Figure 2: (a) Alive features by category and clinical annotation rate across layers; depth brings consolidation and specificity. (b) MCI-to-AD conversion AUC peaks at layer 9 before declining as scanner artifact features dominate.
Selective Prediction and Annotation
At the optimal layer, GeoSAE delivers strong selective prediction for MCI-to-AD conversion: the top 16 features (comprising solely AD, sex, and genetic categories) achieve 100% annotation and an AUC of 0.746, exceeding both the full FM embedding (AUC 0.687, 768D) and supervised conventional baselines. Notably, comorbidity features attain only chance-level classification.
GeoSAE's feature set presents minimal inter-feature redundancy compared to standard SAEs, and the high clinical annotation rate demonstrates the effectiveness of manifold regularization in combating collapse while focusing on interpretable signal.
Figure 3: Annotation heatmap for layer 9 GeoSAE features with age-controlled partial correlations, highlighting clear separation by clinical category.
Neuroanatomical Localization
Attention rollout through the transformer, aggregated over maximally activating subjects and mapped to standard brain atlases, reveals that the most predictive AD-conversion features localize to neuroanatomically plausible regions, aligning with established Braak staging of AD progression. Features are spatially segregated, each attending to a unique subset of brain regions.
Figure 4: Top-4 conversion-predictive features show distinct localization—medial temporal lobe, subcortical nuclei, and temporo-parietal networks—matching known AD progression.
Cross-Cohort Replication
Applying the ADNI-trained GeoSAE to AIBL without any retraining demonstrates strong cross-cohort replication (Pearson r=0.97), outperforming both standard SAE and variational autoencoder baselines. The annotation assignments and feature activation patterns generalize robustly, indicating the extraction of stable, biologically relevant signals.
Figure 5: Strong cross-cohort annotation replication of GeoSAE features between ADNI and AIBL, colored by clinical category.
Ablation Studies
Comprehensive ablation confirms that manifold regularization is pivotal—removing it drastically reduces the number of active features and their clinical annotation rate.

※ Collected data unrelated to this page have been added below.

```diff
@@ -1361,8 +1421,11 @@
     }
     RollK kern_ws = table_ws[h->mode][h->nk];
     int rec = 0;
+    bool plut = false;
     if (h->mode == S2D_MODE_DISCRETE && !h->noise && ro.obs && ro.action && ro.reward && ro.done && ro.result) {
-      kern_ws = ro.nt ? s2d_reach_rollout_ws_kernel<S2D_MODE_DISCRETE, S2D_NK_OFF, 2> : s2d_reach_rollout_ws_kernel<S2D_MODE_DISCRETE, S2D_NK_OFF, 1>;
+      plut = action_kind == S2D_ACT_RANDOM && h->hot.n_actions <= kWave;
+      if (plut) kern_ws = ro.nt ? s2d_reach_rollout_ws_kernel<S2D_MODE_DISCRETE, S2D_NK_OFF, 2, true> : s2d_reach_rollout_ws_kernel<S2D_MODE_DISCRETE, S2D_NK_OFF, 1, true>;
+      else kern_ws = ro.nt ? s2d_reach_rollout_ws_kernel<S2D_MODE_DISCRETE, S2D_NK_OFF, 2> : s2d_reach_rollout_ws_kernel<S2D_MODE_DISCRETE, S2D_NK_OFF, 1>;
       rec = ro.nt ? 2 : 1;
     }
     hipLaunchKernelGGL(kern_ws, dim3((unsigned)((h->n + kWave - 1) / kWave)),
@@ -1370,8 +1433,8 @@
                        reinterpret_cast<float*>(h->buf.player_x), h->stride, h->n, n_steps, actions_dev, action_kind,
                        ro, h->out);
     HIP_TRY(hipGetLastError());
-    std::snprintf(h->kernel_name, sizeof h->kernel_name, "s2d_reach_rollout_ws_kernel<%s,noise=%d,rec=%d,nt=%d>", mode_names[h->mode],
-                  h->nk, rec, ro.nt ? 1 : 0);
+    std::snprintf(h->kernel_name, sizeof h->kernel_name, "s2d_reach_rollout_ws_kernel<%s,noise=%d,rec=%d,nt=%d,plut=%d>", mode_names[h->mode],
+                  h->nk, rec, ro.nt ? 1 : 0, plut ? 1 : 0);
     h->last_kernel = h->kernel_name;
     return S2D_OK;
   }
```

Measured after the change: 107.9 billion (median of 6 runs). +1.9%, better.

Sensitivity analysis across regularization strengths, dictionary sizes, and activation sparsity demonstrates robustness. Removing AD-related features substantially reduces predictive AUC, while removing comorbidity or non-specific features has minimal or even positive effects, substantiating that predictive gains stem from clinically relevant annotations.

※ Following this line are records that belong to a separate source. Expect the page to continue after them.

diff --git a/figbird_amd/csrc/fig_engine_core.h b/figbird_amd/csrc/fig_engine_core.h
--- a/figbird_amd/csrc/fig_engine_core.h
+++ b/figbird_amd/csrc/fig_engine_core.h
@@ -326,7 +326,7 @@
 FIG_D int fig_initialize(FigEng &E, int gl, int negGapCheck) {
     FigState &S = *E.S;
     int cg = E.capG;
-    if (E.tid == 0) { S.G = gl; fig_ise(E); S.region_perct = 0; }
+    if (E.tid == 0) { S.G = gl; fig_ise(E); S.region_perct = 0; S.pfx_cur++; }
     FIG_SYNC();
     int G = S.G;
     for (int x = E.tid; x < cg; x += E.nt) {
diff --git a/figbird_amd/csrc/fig_engine_sched.h b/figbird_amd/csrc/fig_engine_sched.h
--- a/figbird_amd/csrc/fig_engine_sched.h
+++ b/figbird_amd/csrc/fig_engine_sched.h
@@ -22,7 +22,8 @@
         S.cons_len = 1; E.scr.cons[0] = 4;
         E.scr.used_read_arr[0] = 0;
         S.best_len = S.cur_len = S.prev_len = S.orig_len = 0;
-        S.flops_useful = 0; S.n_place = 0; S.dbg_j = -1; S.pad_dj = 0;
+        S.flops_useful = 0; S.n_place = 0; S.dbg_j = -1;
+        S.pfx_G = -1; S.pfx_off = 0; S.pfx_gen = -1; S.pfx_cur = 0;
         fig_flank_tables(E);
         if (E.B->dbg_n_cand) E.B->dbg_n_cand[g.gapNo] = 0;
         if (E.B->draw_len) { E.B->draw_len[(long long)g.gapNo * 2] = -1; E.B->draw_len[(long long)g.gapNo * 2 + 1] = -1; }
@@ -326,6 +327,8 @@
     int *dst = (int *)E.S; const int *src = (const int *)P.state;
     for (int i = E.tid; i < n; i += E.nt) dst[i] = src[i];
     FIG_SYNC();
+    if (E.tid == 0) E.S->pfx_gen = -1;
+    FIG_SYNC();
 }
 
 enum { FIG_BIND_SEQ = 0, FIG_BIND_EVAL = 1, FIG_BIND_REPLAY = 2 };
diff --git a/figbird_amd/csrc/fig_engine_shared.h b/figbird_amd/csrc/fig_engine_shared.h
--- a/figbird_amd/csrc/fig_engine_shared.h
+++ b/figbird_amd/csrc/fig_engine_shared.h
@@ -118,7 +118,7 @@
 }
 
 template <int NS>
-FIG_FI void fig_sh_chain(double (&p)[FIG_SH_C], const FigPQ *colp, int ncolE, fig_cu32p st, fig_cdp ktf, fig_cdp ktr, int L) {
+FIG_FI void fig_sh_steps(double (&p)[FIG_SH_C], const FigPQ *colp, int ncolE, fig_cu32p st, fig_cdp ktf, fig_cdp ktr, int n) {
     uint32_t w0[NS / 2], w1[NS / 2];
     double k0[4], k1[4];
     FigPQ a0[4], a1[4];
@@ -131,32 +131,61 @@
 #ifndef FIG_SH_UNROLL
 #define FIG_SH_UNROLL 2
 #endif
-    for (; j + 2 * FIG_SH_UNROLL <= L; j += 2 * FIG_SH_UNROLL) {
+    for (; j + 2 * FIG_SH_UNROLL <= n; j += 2 * FIG_SH_UNROLL) {
 #pragma unroll
         for (int u = 0; u < FIG_SH_UNROLL; u++) {
             fig_sh_step<NS>(p, w0, k0, a0, w1, k1, a1, colp, ncolE, st, ktf, ktr, j + 2 * u + 1);
             fig_sh_step<NS>(p, w1, k1, a1, w0, k0, a0, colp, ncolE, st, ktf, ktr, j + 2 * u + 2);
         }
     }
-    for (; j + 2 <= L; j += 2) {
+    for (; j + 2 <= n; j += 2) {
         fig_sh_step<NS>(p, w0, k0, a0, w1, k1, a1, colp, ncolE, st, ktf, ktr, j + 1);
         fig_sh_step<NS>(p, w1, k1, a1, w0, k0, a0, colp, ncolE, st, ktf, ktr, j + 2);
     }
-    if (j < L) fig_sh_step<NS>(p, w0, k0, a0, w1, k1, a1, colp, ncolE, st, ktf, ktr, j + 1);
-}
-
+    if (j < n) fig_sh_step<NS>(p, w0, k0, a0, w1, k1, a1, colp, ncolE, st, ktf, ktr, j + 1);
+}
 template <int NS>
-FIG_FI void fig_sh_unit(const int s0, FigState &S, const FigHotU &U, const FigPQ *PQ, fig_cu32p stream, fig_gdp prow, const int pst, const int o, const bool vo, const int ocalc) {
+FIG_FI void fig_sh_chain(double (&p)[FIG_SH_C], const FigPQ *colp, int ncolE, fig_cu32p st, fig_cdp ktf, fig_cdp ktr, int ja, int jb) {
+    fig_sh_steps<NS>(p, colp + ja, ncolE, st + ja * (FIG_SH_C / 2), ktf + 2 * ja, ktr + 2 * ja, jb - ja);
+}
+
+struct FigPfx { fig_gdp base; int ntp, mode; };
+
+template <int NS>
+FIG_FI void fig_sh_unit(const int s0, FigState &S, const FigHotU &U, const FigPQ *PQ, fig_cu32p stream, fig_gdp prow, const int pst, const int o, const bool vo, const int ocalc,
+                        const FigPfx &pf, const int tl) {
     const fig_lsp SL = (fig_lsp)&S;
     double p[FIG_SH_C];
-#pragma unroll
-    for (int i = 0; i < NS; i++) {
-        const int s = s0 + i;
-        const int lo = fig_u(SL->sh_lo[s]), hi = fig_u(SL->sh_hi[s]), tis0 = fig_u(SL->sh_tis0[s]), dir = (fig_u(SL->sh_aux[s]) & 4) ? 1 : -1;
-        p[i] = 1.0;
-        if (ocalc >= lo && ocalc <= hi) p[i] = ((fig_gcdp)U.insd)[tis0 + dir * ocalc];
-    }
-    fig_sh_chain<NS>(p, PQ + (ocalc + U.xoff), U.ncolE, stream + ((s0 & (FIG_SH_C - 1)) >> 1), (fig_cdp)U.kt_fwd, (fig_cdp)U.kt_rev, U.L);
+    const int jp = fig_u((pf.mode != 0 && tl < pf.ntp) ? U.L - 64 * (tl + 1) : 0);
+    const bool reuse = jp > 0 && pf.mode == 2;
+    const long long pstr = 64LL * pf.ntp;
+    if (reuse) {
+        const fig_gcdp pc = pf.base + ((long long)s0 * pstr + (o + U.L - 1));
+#pragma unroll
+        for (int i = 0; i < NS; i++) p[i] = pc[(long long)i * pstr];
+    } else {
+#pragma unroll
+        for (int i = 0; i < NS; i++) {
+            const int s = s0 + i;
+            const int lo = fig_u(SL->sh_lo[s]), hi = fig_u(SL->sh_hi[s]), tis0 = fig_u(SL->sh_tis0[s]), dir = (fig_u(SL->sh_aux[s]) & 4) ? 1 : -1;
+            p[i] = 1.0;
+            if (ocalc >= lo && ocalc <= hi) p[i] = ((fig_gcdp)U.insd)[tis0 + dir * ocalc];
+        }
+    }
+    const FigPQ *colp = PQ + (ocalc + U.xoff);
+    const fig_cu32p st = stream + ((s0 & (FIG_SH_C - 1)) >> 1);
+    if (jp == 0) fig_sh_chain<NS>(p, colp, U.ncolE, st, (fig_cdp)U.kt_fwd, (fig_cdp)U.kt_rev, 0, U.L);
+    else {
+        int ja = reuse ? jp : 0, jb = reuse ? U.L : jp;
+        for (;;) {
+            fig_sh_chain<NS>(p, colp, U.ncolE, st, (fig_cdp)U.kt_fwd, (fig_cdp)U.kt_rev, ja, jb);
+            if (jb == U.L) break;
+            const fig_gdp pc = pf.base + ((long long)s0 * pstr + (o + U.L - 1));
+#pragma unroll
+            for (int i = 0; i < NS; i++) pc[(long long)i * pstr] = p[i];
+            ja = jb; jb = U.L;
+        }
+    }
     if (vo) {
         fig_gdp dst = prow + (long long)s0 * pst + (o + U.L - 1);
 #pragma unroll
@@ -182,6 +211,11 @@
     const long long wbase = nU > 0 ? fig_u64(U.u_woff[ub]) : 0;
     const fig_gdp prow = (fig_gdp)fig_uptr(E.scr.wg);
     const int pst = Wcap;
+    FigPfx pf; pf.ntp = FIG_PFX_TILES(U.L); pf.mode = 0;
+    const long long pfx_off = (long long)FIG_SH_SC * FIG_SH_C * Wcap + 1024;
+    if ((fig_u(fig_uptr(E.g)->pad) & FIG_PFX_GAP_BIT) && pfx_off + FIG_PFX_DOUBLES(nU, U.L) <= (long long)fig_u(fig_uptr(E.B)->capW))
+        pf.mode = (fig_u(SL->pfx_G) == G && fig_u(SL->pfx_off) == fig_u(gapoffset) && fig_u(SL->pfx_gen) == fig_u(SL->pfx_cur)) ? 2 : 1;
+    pf.base = prow + pfx_off;
     double acc[CPL];
 #pragma unroll
     for (int m = 0; m < CPL; m++) acc[m] = 0;
@@ -197,6 +231,7 @@
     for (int c0 = 0; c0 < nU; c0 += scn * FIG_SH_C) {
         const int nrd = nU - c0 < scn * FIG_SH_C ? nU - c0 : scn * FIG_SH_C;
         const int nc = (nrd + FIG_SH_C - 1) / FIG_SH_C;
+        FigPfx pfc = pf; pfc.base = pf.base + (long long)c0 * 64 * pf.ntp;
         if (tid < FIG_SH_SC * FIG_SH_C) {
             const int r = c0 + tid;
             int lo = 0, hi = -1, tis0 = 0, dir = 1; bool irr = false;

Implications and Future Directions
GeoSAE closes critical interpretability gaps for clinical deployment of brain MRI FMs by extracting orthogonal, clinically specific features that generalize across cohorts. Its methodology sets a precedent for geometry-informed interpretability in biomarker discovery from black-box models, enabling actionable decomposition of FM representations into medically meaningful dimensions. Practically, this advances the trustworthiness and clinical admissibility of AI-driven neuroimaging analytics.

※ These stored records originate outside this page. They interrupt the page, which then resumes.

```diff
@@ -200,6 +335,27 @@
     g.r0 = k0 / 2; g.r1 = k1 / 2; g.r2 = k2 / 2;
     g.planes = N * C;
     g.ppb = EAS_BLOCK / g.HW < 1 ? 1 : EAS_BLOCK / g.HW;
+    return EAS_OK;
+}
+
+bool spp_planes_bwd_fits(const SppGeom& g, const void* x_planes) {
+    if ((uintptr_t)x_planes & 15) return false;
+    return (size_t)g.ppb * g.HW * kSppBwdPixelBytes <= kSppBwdLdsMax && g.ppb * g.HW <= 4 * EAS_BLOCK;
+}
+
+template <int ITEMS>
+int spp_planes_bwd_launch(const void* x_planes, const float* grad_out, float* grad_x, const SppGeom& g, eas_stream_t stream) {
+    const size_t lds = (size_t)g.ppb * g.HW * kSppBwdPixelBytes;
+    if (lds > kSppBwdLdsDefault) {
+        static bool raised = false;
+        if (!raised) {
+            if (hipFuncSetAttribute((const void*)spp_planes_bwd_kernel<ITEMS>, hipFuncAttributeMaxDynamicSharedMemorySize, (int)kSppBwdLdsMax) != hipSuccess)
+                return EAS_ERR_LAUNCH;
+            raised = true;
+        }
+    }
+    EAS_LAUNCH(spp_planes_bwd_kernel<ITEMS>, dim3((unsigned)((g.planes + g.ppb - 1) / g.ppb)), dim3(EAS_BLOCK), lds, eas_s(stream),
+               (const u16x8*)x_planes, grad_out, grad_x, g);
     return EAS_OK;
 }
 
@@ -248,6 +404,17 @@
     SppGeom g;
     if (int rc = make_geom(g, N, C, H, W, k0, k1, k2)) return rc;
     EAS_CLEAR_ERR();
+    SppGeom pg;
+    if (make_geom(pg, N, C / 8, H, W, k0, k1, k2) == EAS_OK && spp_planes_bwd_fits(pg, x_planes)) {
+        const int items = (pg.ppb * pg.HW + EAS_BLOCK - 1) / EAS_BLOCK;
+        int rc = items == 1   ? spp_planes_bwd_launch<1>(x_planes, grad_out, grad_x, pg, stream)
+                 : items == 2 ? spp_planes_bwd_launch<2>(x_planes, grad_out, grad_x, pg, stream)
+                 : items == 3 ? spp_planes_bwd_launch<3>(x_planes, grad_out, grad_x, pg, stream)
+                              : spp_planes_bwd_launch<4>(x_planes, grad_out, grad_x, pg, stream);
+        if (rc) return rc;
+        EAS_CHECK_LAUNCH();
+        return EAS_OK;
+    }
     EAS_LAUNCH(spp_bwd_kernel<true>, dim3((unsigned)((g.planes + g.ppb - 1) / g.ppb)), dim3(EAS_BLOCK), (size_t)10 * g.ppb * g.HW * 4, eas_s(stream),
                x_planes, grad_out, grad_x, g);
     EAS_CHECK_LAUNCH();
```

Future work should explore the application of GeoSAE to other foundation model architectures beyond ViT and additional clinical domains. The quadratic scaling of the k-NN construction is a current computational bottleneck but may be mitigated via approximate or distributed neighbor search techniques. Furthermore, manifold-informed regularization could be integrated into end-to-end FM training, potentially enhancing both interpretability and generalization.
Conclusion
GeoSAE demonstrates that the learned geometric structure of large, frozen foundation models can be leveraged to extract sparse, stable, and interpretable clinical features—even in the confounder-rich regime of neuroimaging. The manifold-regularized sparse autoencoder provides a viable pathway for turning opaque high-dimensional representations into actionable neurobiological and clinical insights.